Why the Imperative for the Liberal Arts?

By    //    Volume 24,  Number 2   //    March/April 2016

We asked Mary Dana Hinton, president of the College of Saint Benedict and an advocate for the liberal arts, about their role in 21st-century education. This summer, the College of St. Benedict and Saint John’s University will host Liberal Arts Illuminated: Pathways, Possibilities, Partnerships, a three-day conference (July 11–13) on the importance of keeping this tradition alive. She speaks about why that matters to her, and why it should matter to all board members.

How has the role of liberal-arts colleges changed?

The liberal arts are as relevant now as they have ever been. Liberal-arts institutions collectively represent approximately 12 percent of all four-year colleges and universities in the U.S. They enrolled more than 520,000 undergraduate students in fall 2014, 10 percent more than in fall 2004, even though the number of high school graduates has declined in recent years. To be sure, liberal-arts colleges continue to play a vital role in American higher education.

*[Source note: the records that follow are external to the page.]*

def pack_conv_weight(w: torch.Tensor) -> torch.Tensor:
    co, ci, kh, kw = w.shape
    return w.permute(0, 2, 3, 1).reshape(co, kh * kw * ci).contiguous()


def attention(q: torch.Tensor, k: torch.Tensor, vt: torch.Tensor, *, B: int, H: int, D: int, Sq: int, Skv: int,
              Skv_alloc: int, q_row_stride: int, k_row_stride: int, q_batch_stride: int, k_batch_stride: int,
              vt_ld: int, vt_batch_stride: int, scale: Optional[float] = None,
              out: Optional[torch.Tensor] = None, ring_slots: int = 0, causal: bool = False,
              bias: Optional[torch.Tensor] = None, q_block: int = 0, pv_delay: int = 0, algo: int = 0,
              kv_split: int = 0) -> torch.Tensor:
    _req(q, "q"), _req(k, "k"), _req(vt, "vt")
    if out is None:
        out = torch.empty((B * Sq, H * D), device=q.device, dtype=bf16)
    o_row_stride = _rows2d(out, "out")
    p = L.AttentionParams()
    p.q, p.k, p.vt, p.out = q.data_ptr(), k.data_ptr(), vt.data_ptr(), out.data_ptr()
    p.B, p.H, p.Sq, p.Skv, p.Skv_alloc, p.D = B, H, Sq, Skv, Skv_alloc, D
    p.q_batch_stride, p.k_batch_stride, p.vt_batch_stride = q_batch_stride, k_batch_stride, vt_batch_stride
    p.o_batch_stride = Sq * o_row_stride
    p.q_row_stride, p.k_row_stride, p.vt_ld, p.o_row_stride = q_row_stride, k_row_stride, vt_ld, o_row_stride
    p.scale = (D ** -0.5) if scale is None else scale
    p.ring_slots = ring_slots
    p.q_block = q_block
    p.pv_delay = pv_delay
    p.algo = algo
    p.causal = int(causal)
    p.kv_split = kv_split if ATTN_SPLIT or kv_split > 1 else 1
    if p.kv_split != 1 and bias is None and not causal and D in (64, 128) and Skv >= 256 and B * H * ((Sq + 127) // 128) >= 64:
        ws = attn_split_workspace(q.device, _stream())
        p.split_ws, p.split_ws_bytes = ws.data_ptr(), ws.numel()
    if bias is not None:
        _req(bias, "bias", None)
        if bias.dtype not in (bf16, torch.float32) or bias.dim() != 4 or bias.stride(3) != 1 or \
                (bias.shape[2] != 1 and bias.shape[2] < Sq):
            raise ValueError("attention: bias must be a bf16 / fp32 [B|1][H|1][Sq|1][>= ceil64(Skv)] tensor, last dim contiguous")
        if bias.shape[0] not in (1, B) or bias.shape[1] not in (1, H):
            raise ValueError("attention: bias batch / head dims must be 1 or match")
        p.bias, p.bias_f32 = bias.data_ptr(), int(bias.dtype == torch.float32)
        p.bias_batch_stride = bias.stride(0) if bias.shape[0] > 1 else 0
        p.bias_head_stride = bias.stride(1) if bias.shape[1] > 1 else 0
        p.bias_row_stride = bias.stride(2) if bias.shape[2] > 1 else 0
    L.check(L.load().da_attention_bf16(C.byref(p), _stream()), "da_attention_bf16")
    return out


def softmax_rows(scores: torch.Tensor, out: Optional[torch.Tensor] = None) -> torch.Tensor:
    _req(scores, "scores", torch.float32)
    M, N = scores.shape
    if out is None:
        out = torch.empty((M, N), device=scores.device, dtype=bf16)
    else:
        _req(out, "out")
        if out.shape[0] != M or out.shape[1] < N:
            raise ValueError("softmax_rows: out must be [M][>= N]")
    L.check(L.load().da_softmax_rows_f32_bf16(scores.data_ptr(), out.data_ptr(), M, N, _rows2d(scores, "scores"),
                                              _rows2d(out, "out"), _stream()), "da_softmax_rows_f32_bf16")
    return out


_gn_ws = {}
GN_MULTI = os.environ.get("DIFFUSERS_AMD_GN_MULTI", "0") == "1"
_gn_sync = {}


def gn_sync_workspace(device: torch.device, stream: int) -> torch.Tensor:
    key = (device.index if device.index is not None else torch.cuda.current_device(), stream)
    ws = _gn_sync.get(key)
    if ws is None:
        ws = torch.zeros(int(L.load().da_groupnorm_sync_bytes()), dtype=torch.uint8, device=device)
        _gn_sync[key] = ws
    return ws


def gn_sync_error(device=None) -> bool:
    off = 4096 * 4
    return any(bool(w[off:off + 4].view(torch.int32).item()) for (d, _), w in _gn_sync.items()
               if device is None or d == torch.device(device).index)


def group_norm_nhwc(x: torch.Tensor, gamma: torch.Tensor, beta: torch.Tensor, groups: int, eps: float,
                    silu: bool = False, x2: Optional[torch.Tensor] = None) -> torch.Tensor:
    _req(x, "x"), _req(gamma, "gamma"), _req(beta, "beta")
    if not x.is_contiguous() or (x2 is not None and not x2.is_contiguous()):
        raise ValueError("group_norm_nhwc: contiguous channels-last input required")
    B = x.shape[0]
    C1 = x.shape[-1]
    Ctot = C1 + (x2.shape[-1] if x2 is not None else 0)
    HW = x.numel() // (B * C1)
    lib = L.load()
    nbytes = lib.da_groupnorm_workspace_bytes(B, HW, Ctot, groups)
    ws = torch.empty((max(nbytes, 4) // 4,), device=x.device, dtype=torch.float32)
    y = torch.empty(tuple(x.shape[:-1]) + (Ctot,), device=x.device, dtype=bf16)
    sync = gn_sync_workspace(x.device, _stream()).data_ptr() if GN_MULTI and B * HW * Ctot >= (1 << 20) else None
    L.check(lib.da_groupnorm_nhwc_bf16(x.data_ptr(), _ptr(x2), C1, gamma.data_ptr(), beta.data_ptr(), y.data_ptr(),
                                       ws.data_ptr(), B, HW, Ctot, groups, eps, L.ACT_SILU if silu else L.ACT_NONE,
                                       sync, _stream()), "da_groupnorm_nhwc_bf16")
    return y


def rms_norm(x: torch.Tensor, gamma: torch.Tensor, eps: float) -> torch.Tensor:
    _req(x, "x"), _req(gamma, "gamma")
    M, Cc = x.shape
    y = torch.empty((M, Cc), device=x.device, dtype=bf16)
    L.check(L.load().da_rmsnorm_bf16(x.data_ptr(), gamma.data_ptr(), y.data_ptr(), M, Cc, _rows2d(x, "x"), Cc, eps, _stream()),
            "da_rmsnorm_bf16")
    return y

But our vitality as institutions is hard-earned, and we face significant challenges to our ability to thrive. The current conversation about the purpose of higher education suggests that liberalarts colleges, and the study of the liberal arts more generally, are out of step with the times and the future. A liberal-arts education is cast as a frightful investment for families who worry about the economic return on education, a fear amplified by the idea that workforce preparation and a clear and direct link between academic study and employment ought to be the overriding objectives of a college experience. Those arguments take their toll, driving our students to consider an increasingly narrow set of academic majors and experiences that seem to promise economic gold at the end of the collegiate rainbow.

Are liberal-arts institutions sustainable in this age of technology and STEM fields?

Never has it been more important that liberal-arts colleges take back and more boldly assert their own value narrative. Our commitment as liberalarts institutions extends to the generative uses of knowledge for practical, ethical, and even moral purposes—each more important than ever in our increasingly complicated world. The liberal arts, broadly construed to include all of the sciences, the humanities, the social sciences, and the fine arts, educate toward liberation, toward the ability to excel within any context, toward the ability to expand one’s own world. We educate for transformation, leadership, and community, not simply or exclusively for the development of instrumental skills.

How should boards view liberal-arts colleges?

Leaders of liberal-arts colleges, including board members, presidents, and faculty, must embrace the liberal arts as foundational to both transformational personal development and extraordinary professional preparation. One cannot exist without the other. The genius of liberal-arts colleges is their ability to marry the two at a scale that allows our students to explore new paths, consider and integrate new ideas, and find themselves and their voices. We educate for service, for lifelong professional success, for active citizenship, and, not least of all, for community. These are neither soft nor intangible skills. They transcend the technical and immediate and provide a lasting foundation for long-term career success. The skills of the liberal arts never become obsolete.

What is the role of boards in innovating and sustaining the liberal arts?

Board members play a unique role on our campuses. They can share our message and stories in the corporate, political, and public arenas; help the public understand the clear and compelling value of our work in order to serve as ambassadors for our liberal-arts graduates; and support administrators, faculty members, and policy makers as they wrestle with the challenges and issues facing liberal-arts colleges, discover our collective voice, and provide readily available evidence to demonstrate the value of the liberal arts in practical terms.